Any drama soon goes by the wayside. Tony Kemp gives a sympathetic account of the grey-haired husband, Finn McCool, so far as his brief and largely static opportunities allow. But Jean Butler manages to be both pert and coy as the heroine Grania, and Colin Dunne makes a sulky little lout of her supposed heart-throb, Diarmuid. And it's difficult to see any real attraction between them. Is that why their only romantic number is performed in semi darkness?

So does the dancing make up for this? Well the first-night audience seemed determined to give frequent ovations, but I wondered what were they making such a fuss about. Butler has a pretty way with skipping bounciness, and a curious propensity for clutching the scenery, but by the time you see the same movement phrases over and over again they become a little empty. Too bad that lack of adagio in Irish dance makes her supposed solo of grief as light and lively as anything else she does.

The supporting ensemble run around in circles, advance in threatening phalanxes, or just sit or stand and stamp their feet. Trendily bearded, unruly haired Dunne does much the same, but more so, and usually with a fierce scowl, except when he lets his mouth hang open to indicate emotion. So maybe it is the music that gets people - so far as it can be heard under the clatter of these not so tiny feet.

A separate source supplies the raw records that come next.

#ifndef PAIR_W_B1
#define PAIR_W_B1 3
#endif
template <class S, int K, int C, int PD, int GEO, bool ALLX, bool POST = false, int PL = 0>
__global__ __launch_bounds__((PairCfg<S, K, C, PD, GEO, ALLX, POST>::NT)) __attribute__((amdgpu_waves_per_eu(
    C > 64 ? (GEO >= 5 ? 2 : 1) : (S::NP == 1 && PAIR_W_B1 > 0 ? PAIR_W_B1 : ((C == 32 || GEO == 2) && S::ROWB <= 80 ? 3 : 1)))))
void resblock_pair_kernel(ResPairArgs pa) {
  constexpr bool XB = (PL & kPlaneXB16) != 0, YB = (PL & kPlaneYB16) != 0;
  using PX = PlaneT<XB>;
  using PY = PlaneT<YB>;
  using P = PairCfg<S, K, C, PD, GEO, ALLX, POST>;
  constexpr int RP_W = P::RP_W, RP_BN = P::RP_BN;
  constexpr int NP = S::NP;
  constexpr bool H3 = S::SCALED;
  constexpr int TM = P::TM, TN = P::TN, NC = P::NC;
  __shared__ __attribute__((aligned(16))) unsigned char smem[P::LDSB];
  __shared__ float red[P::NW];
  constexpr int NT = P::NT;
  __shared__ float bsm[2 * C];
  __shared__ float pws[POST ? C * kPostK : 1];

  const Conv1dArgs& a1 = pa.c1;
  const int tid = threadIdx.x;
  const float bias1 = tid < C ? a1.bias[tid] : 0.f;
  const float bias2 = tid < C ? pa.c2.bias[tid] : 0.f;
  const int lane = tid & 63;
  const int wave = tid >> 6;
  const int half = lane >> 5;
  const int l32 = lane & 31;
  const int wm = __builtin_amdgcn_readfirstlane(wave / P::WN);
  const int wn = wave % P::WN;
  const int mrow0 = wm * TM * 32;
  const int t0 = (int)blockIdx.x * P::STRIDE - (POST ? kPostHalo : 0);
  const int b = blockIdx.z;
  const int d = a1.dil;
  const int T = a1.Tout;
  const int XW = RP_W + (K - 1) * d;
  const int tx0 = t0 - P::LEAD;
  const unsigned avoff = (unsigned)lane * 16u;

  auto post_epilogue = [&](const ResPairArgs& q, const f32x16 (&ac)[TM][TN], int bb, int tt0, int row0w, int wnn,
                           int ln) {
    const Conv1dArgs a2 = q.c2;
    const int hf = ln >> 5, lo = ln & 31;
    const size_t item = (size_t)bb * C * T;
    const unsigned plane = (unsigned)C * (unsigned)T * PY::ES;
    const rsrc_t rres = make_rsrc(plane_at<YB>(a2.res, item), plane);
    const rsrc_t rz = make_rsrc(plane_at<YB>(a2.z, item), plane);
    const unsigned rowb = (unsigned)T * PY::ES;
    float* zt = reinterpret_cast<float*>(smem);
    __syncthreads();
#pragma unroll
    for (int m = 0; m < TM; ++m) {
#pragma unroll
      for (int n = 0; n < TN; ++n) {
        const int col = wnn * TN * 32 + n * 32 + lo;
        const int t = tt0 + col;
        const bool tok = t >= 0 && t < T && col < RP_BN;
        const int rw0 = row0w + m * 32 + 4 * hf;
        const unsigned voff = tok ? ((unsigned)rw0 * (unsigned)T + (unsigned)t) * PY::ES : OOB_OFF;
        float rv[16], zv[16];
#pragma unroll
        for (int r = 0; r < 16; ++r) {
          const unsigned vo = voff + (unsigned)((r & 3) + 8 * (r >> 2)) * rowb;
          rv[r] = PY::ld(rres, vo, 0u);
          zv[r] = PY::ld(rz, vo, 0u);
        }
        if (col < RP_BN) {
#pragma unroll
          for (int r = 0; r < 16; ++r) {
            const int row = rw0 + (r & 3) + 8 * (r >> 2);
            float v = (ac[m][n][r] + bsm[C + row]) * 1.f;
            v = lrelu2(v, a2.out_slope);
            v = (v + rv[r]) * 1.f;
            v = (zv[r] + v) / a2.zdiv;
            zt[row * RP_BN + col] = tok ? lrelu(PY::rt(v), q.post_slope) : 0.f;
          }
        }
      }
    }
    __syncthreads();
    const int col = kPostHalo + tid;
    const int t = tt0 + col;
    if (col < RP_BN - kPostHalo && t >= 0 && t < T) {
      float o = q.post_bias;
#pragma unroll 4
      for (int ci = 0; ci < C; ++ci) {
        const float* zr = zt + ci * RP_BN + col - kPostHalo;
#pragma unroll
        for (int k = 0; k < kPostK; ++k) o = fmaf(pws[ci * kPostK + k], zr[k], o);
      }
      q.wav[(size_t)bb * T + t] = tanhf(o);
    }
  };

  const int ex = H3 ? amax_exp(a1.amax_in, b) : 0;
  const float xscale = H3 ? ldexpf(1.f, -ex) : 1.f;
  const char* xb = static_cast<const char*>(plane_at<XB>(a1.x, (size_t)b * C * T));
  const unsigned chb = (unsigned)T * PX::ES;
  unsigned uvoff[P::UPT];
  int ulds[P::UPT];
#pragma unroll
  for (int i = 0; i < P::UPT; ++i) {
    const int u = tid + i * NT;
    const int q = RES_STAGE_8R ? quad_pos((u >> 3) & 3) : (u & 3);
    const int r = RES_STAGE_8R ? (u >> 5) * 8 + (u & 7) : (u >> 2);
    const int ts = tx0 - a1.pad + r;
    const bool ok = r < XW && ts >= 0 && ts < T;
    uvoff[i] = ok ? (unsigned)(4 * q) * chb + (unsigned)ts * PX::ES : OOB_OFF;
    ulds[i] = r < XW ? r * S::ROWB + 8 * quad_pos(q) : -1;
  }
  f32x4 xall[ALLX ? NC : 1][P::UPT];
  auto load_x = [&](int c) {
    f32x4 (&xreg)[P::UPT] = xall[ALLX ? c : 0];
    const rsrc_t rx = make_rsrc(xb + (size_t)c * 16 * chb, (unsigned)(C - c * 16) * chb);
#pragma unroll
    for (int i = 0; i < P::UPT; ++i)
#pragma unroll
      for (int j = 0; j < 4; ++j) xreg[i][j] = PX::ld(rx, uvoff[i] + (unsigned)j * chb, 0u);
  };
  auto store_x = [&](int buf, int c) {
    const f32x4 (&xreg)[P::UPT] = xall[ALLX ? c : 0];
    unsigned char* xl = smem + buf * P::XSZB;
#pragma unroll
    for (int i = 0; i < P::UPT; ++i) {
      if (ulds[i] >= 0) {
        float v[4];
#pragma unroll
        for (int j = 0; j < 4; ++j) {
          v[j] = lrelu2(xreg[i][j], a1.in_slope);
          if (H3) v[j] *= xscale;
        }
        split_store4<S>(xl + ulds[i], v[0], v[1], v[2], v[3]);
      }
    }
  };

  rsrc_t ra[TM];
#pragma unroll
  for (int m = 0; m < TM; ++m) ra[m] = make_rsrc(a1.w + ((size_t)(wm * TM + m) * NC * K) * (NP * 256), 0xFFFFFFFFu);

  f32x16 acc[TM][TN];
#pragma unroll
  for (int m = 0; m < TM; ++m)
#pragma unroll
    for (int n = 0; n < TN; ++n) acc[m][n] = f32x16{};

  f32x4 ar[PD + 1][TM][NP], bcur[TN][NP], bnext[TN][NP];
#pragma unroll
  for (int p = 0; p < PD; ++p)
#pragma unroll
    for (int m = 0; m < TM; ++m)
#pragma unroll
      for (int q = 0; q < NP; ++q) ar[p][m][q] = bload4(ra[m], avoff, (unsigned)(p * NP + q) * 1024u);

  auto mfma_step = [&]() {
#pragma unroll
    for (int e = 0; e < S::NPROD; ++e)
#pragma unroll
      for (int m = 0; m < TM; ++m)
#pragma unroll
        for (int n = 0; n < TN; ++n)
          acc[m][n] = S::mfma(ar[0][m][S::PA[e]], bcur[n][S::PB[e]], acc[m][n]);
#pragma unroll
    for (int p = 0; p < PD; ++p)
#pragma unroll
      for (int m = 0; m < TM; ++m)
#pragma unroll
        for (int q = 0; q < NP; ++q) ar[p][m][q] = ar[p + 1][m][q];
  };

  const int xrow0 = wn * TN * 32 + l32;
  auto read_x = [&](const unsigned char* xl, int k, f32x4 (*dst)[NP]) {
#pragma unroll
    for (int n = 0; n < TN; ++n) {
      const unsigned char* p = xl + (xrow0 + n * 32 + k * d) * S::ROWB + 16 * half;
#pragma unroll
      for (int q = 0; q < NP; ++q) dst[n][q] = *reinterpret_cast<const f32x4*>(p + 32 * q);
    }
  };

  if constexpr (ALLX) {
#pragma unroll
    for (int c = 0; c < NC; ++c) load_x(c);
#pragma unroll
    for (int c = 0; c < NC; ++c) store_x(c, c);
  } else {
    load_x(0);
    store_x(0, 0);
  }
  if (tid < C) {
    bsm[tid] = bias1;
    bsm[C + tid] = bias2;
  }
  if constexpr (POST)
    for (int e = tid; e < C * kPostK; e += NT) pws[e] = pa.post_w[e];
  __syncthreads();
#pragma unroll
  for (int c = 0; c < NC; ++c) {
    const unsigned char* xl = smem + (ALLX ? c : (c & 1)) * P::XSZB;
    if (!ALLX && c + 1 < NC) load_x(c + 1);
    read_x(xl, 0, bcur);
#pragma unroll
    for (int k = 0; k < K; ++k) {
      const int s = c * K + k;
#pragma unroll
      for (int m = 0; m < TM; ++m)
#pragma unroll
        for (int q = 0; q < NP; ++q) ar[PD][m][q] = bload4(ra[m], avoff, (unsigned)((s + PD) * NP + q) * 1024u);
      if (k + 1 < K) read_x(xl, k + 1, bnext);
      __builtin_amdgcn_sched_barrier(0);
      mfma_step();
      if (k + 1 < K) {
#pragma unroll
        for (int n = 0; n < TN; ++n)
#pragma unroll
          for (int q = 0; q < NP; ++q) bcur[n][q] = bnext[n][q];
      }
    }
    if (!ALLX && c + 1 < NC) store_x((c + 1) & 1, c + 1);
    if (!ALLX || c + 1 == NC) __syncthreads();
  }

  {
    const float sc1 = H3 ? ldexpf(1.f, ex + a1.w_exp) : 1.f;
    float tmax = 0.f;
#pragma unroll
    for (int m = 0; m < TM; ++m) {
      float bv[16];
#pragma unroll
      for (int r = 0; r < 16; ++r) bv[r] = bsm[mrow0 + m * 32 + (r & 3) + 8 * (r >> 2) + 4 * half];
#pragma unroll
      for (int n = 0; n < TN; ++n) {
        const int t = tx0 + xrow0 + n * 32;
        const bool inside = t >= 0 && t < T;
#pragma unroll
        for (int r = 0; r < 16; ++r) {
          float v = lrelu2(acc[m][n][r] * sc1 + bv[r], a1.out_slope);
          v = inside ? v : 0.f;
          acc[m][n][r] = v;
          tmax = fmaxf(tmax, fabsf(v));
        }
      }
    }
    float tscale = 1.f;
    int et = 0;
    if (H3) {
      tmax = wave_max(tmax);
      if (lane == 0) red[wave] = tmax;
      __syncthreads();
      float mx = red[0];
#pragma unroll
      for (int w = 1; w < P::NW; ++w) mx = fmaxf(mx, red[w]);
      if (mx > 0.f && mx < INFINITY) {
        int E;
        (void)frexpf(mx, &E);
        et = E - 14;
      }
      tscale = ldexpf(1.f, -et);
    }
#pragma unroll
    for (int m = 0; m < TM; ++m)
#pragma unroll
      for (int n = 0; n < TN; ++n)
#pragma unroll
        for (int gl = 0; gl < 2; ++gl)
          store_xt8<S>(smem + (((mrow0 + m * 32) / 16 + gl) * P::TROWS + xrow0 + n * 32) * S::ROWB + 16 * half,
                       acc[m][n], 8 * gl, tscale);
    constexpr int ZB = (P::TROWS - RP_W) * S::ROWB;
    for (int e = tid * 16; e < NC * ZB; e += NT * 16) {
      const int g = e / ZB;
      *reinterpret_cast<f32x4*>(smem + (g * P::TROWS + RP_W) * S::ROWB + (e - g * ZB)) = f32x4{};
    }
    __syncthreads();
    const Conv1dArgs& a2 = pa.c2;
#pragma unroll
    for (int m = 0; m < TM; ++m) ra[m] = make_rsrc(a2.w + ((size_t)(wm * TM + m) * NC * K) * (NP * 256), 0xFFFFFFFFu);
#pragma unroll
    for (int m = 0; m < TM; ++m)
#pragma unroll
      for (int n = 0; n < TN; ++n) acc[m][n] = f32x16{};
#pragma unroll
    for (int p = 0; p < PD; ++p)
#pragma unroll
      for (int m = 0; m < TM; ++m)
#pragma unroll
        for (int q = 0; q < NP; ++q) ar[p][m][q] = bload4(ra[m], avoff, (unsigned)(p * NP + q) * 1024u);
    const int trow0 = xrow0;
    auto read_t = [&](int g, int k, f32x4 (*dst)[NP]) {
#pragma unroll
      for (int n = 0; n < TN; ++n) {
        const unsigned char* p = smem + (g * P::TROWS + trow0 + n * 32 + k) * S::ROWB + 16 * half;
#pragma unroll
        for (int q = 0; q < NP; ++q) dst[n][q] = *reinterpret_cast<const f32x4*>(p + 32 * q);
      }
    };
    read_t(0, 0, bcur);
#pragma unroll
    for (int g = 0; g < NC; ++g) {
#pragma unroll
      for (int k = 0; k < K; ++k) {
        const int s = g * K + k;
#pragma unroll
        for (int m = 0; m < TM; ++m)
#pragma unroll
          for (int q = 0; q < NP; ++q) ar[PD][m][q] = bload4(ra[m], avoff, (unsigned)((s + PD) * NP + q) * 1024u);
        const bool more = (k + 1 < K) || (g + 1 < NC);
        if (more) read_t((k + 1 < K) ? g : g + 1, (k + 1 < K) ? k + 1 : 0, bnext);
        __builtin_amdgcn_sched_barrier(0);
        mfma_step();
        if (more) {
#pragma unroll
          for (int n = 0; n < TN; ++n)
#pragma unroll
            for (int q = 0; q < NP; ++q) bcur[n][q] = bnext[n][q];
        }
      }
    }
    if (H3) {
      const float sc2 = ldexpf(1.f, et + a2.w_exp);
#pragma unroll
      for (int m = 0; m < TM; ++m)
#pragma unroll
        for (int n = 0; n < TN; ++n) acc[m][n] *= sc2;
    }
    if constexpr (POST) {
      post_epilogue(pa, acc, b, t0, mrow0, wn, lane);
    } else {
      conv_epilogue<TM, TN, H3, YB>(a2, acc, b, t0 + wn * TN * 32, mrow0, lane, t0 + RP_BN, bsm + C);
    }
  }
}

Written by Seamus Egan and played by his group, Solas, Dancing On Dangerous Ground offers a real Irish stew of background tunes but no great sense of theatrical purpose. In just one respect the show prompts superlatives: it has some of the weirdest costumes I have seen all year. Butler's white wedding dress is certainly the silliest - swooping almost to the floor at the back, but only mini length in front, and worn over very solid black stockings. In this, just imagine, she sits and crosses her legs. What style!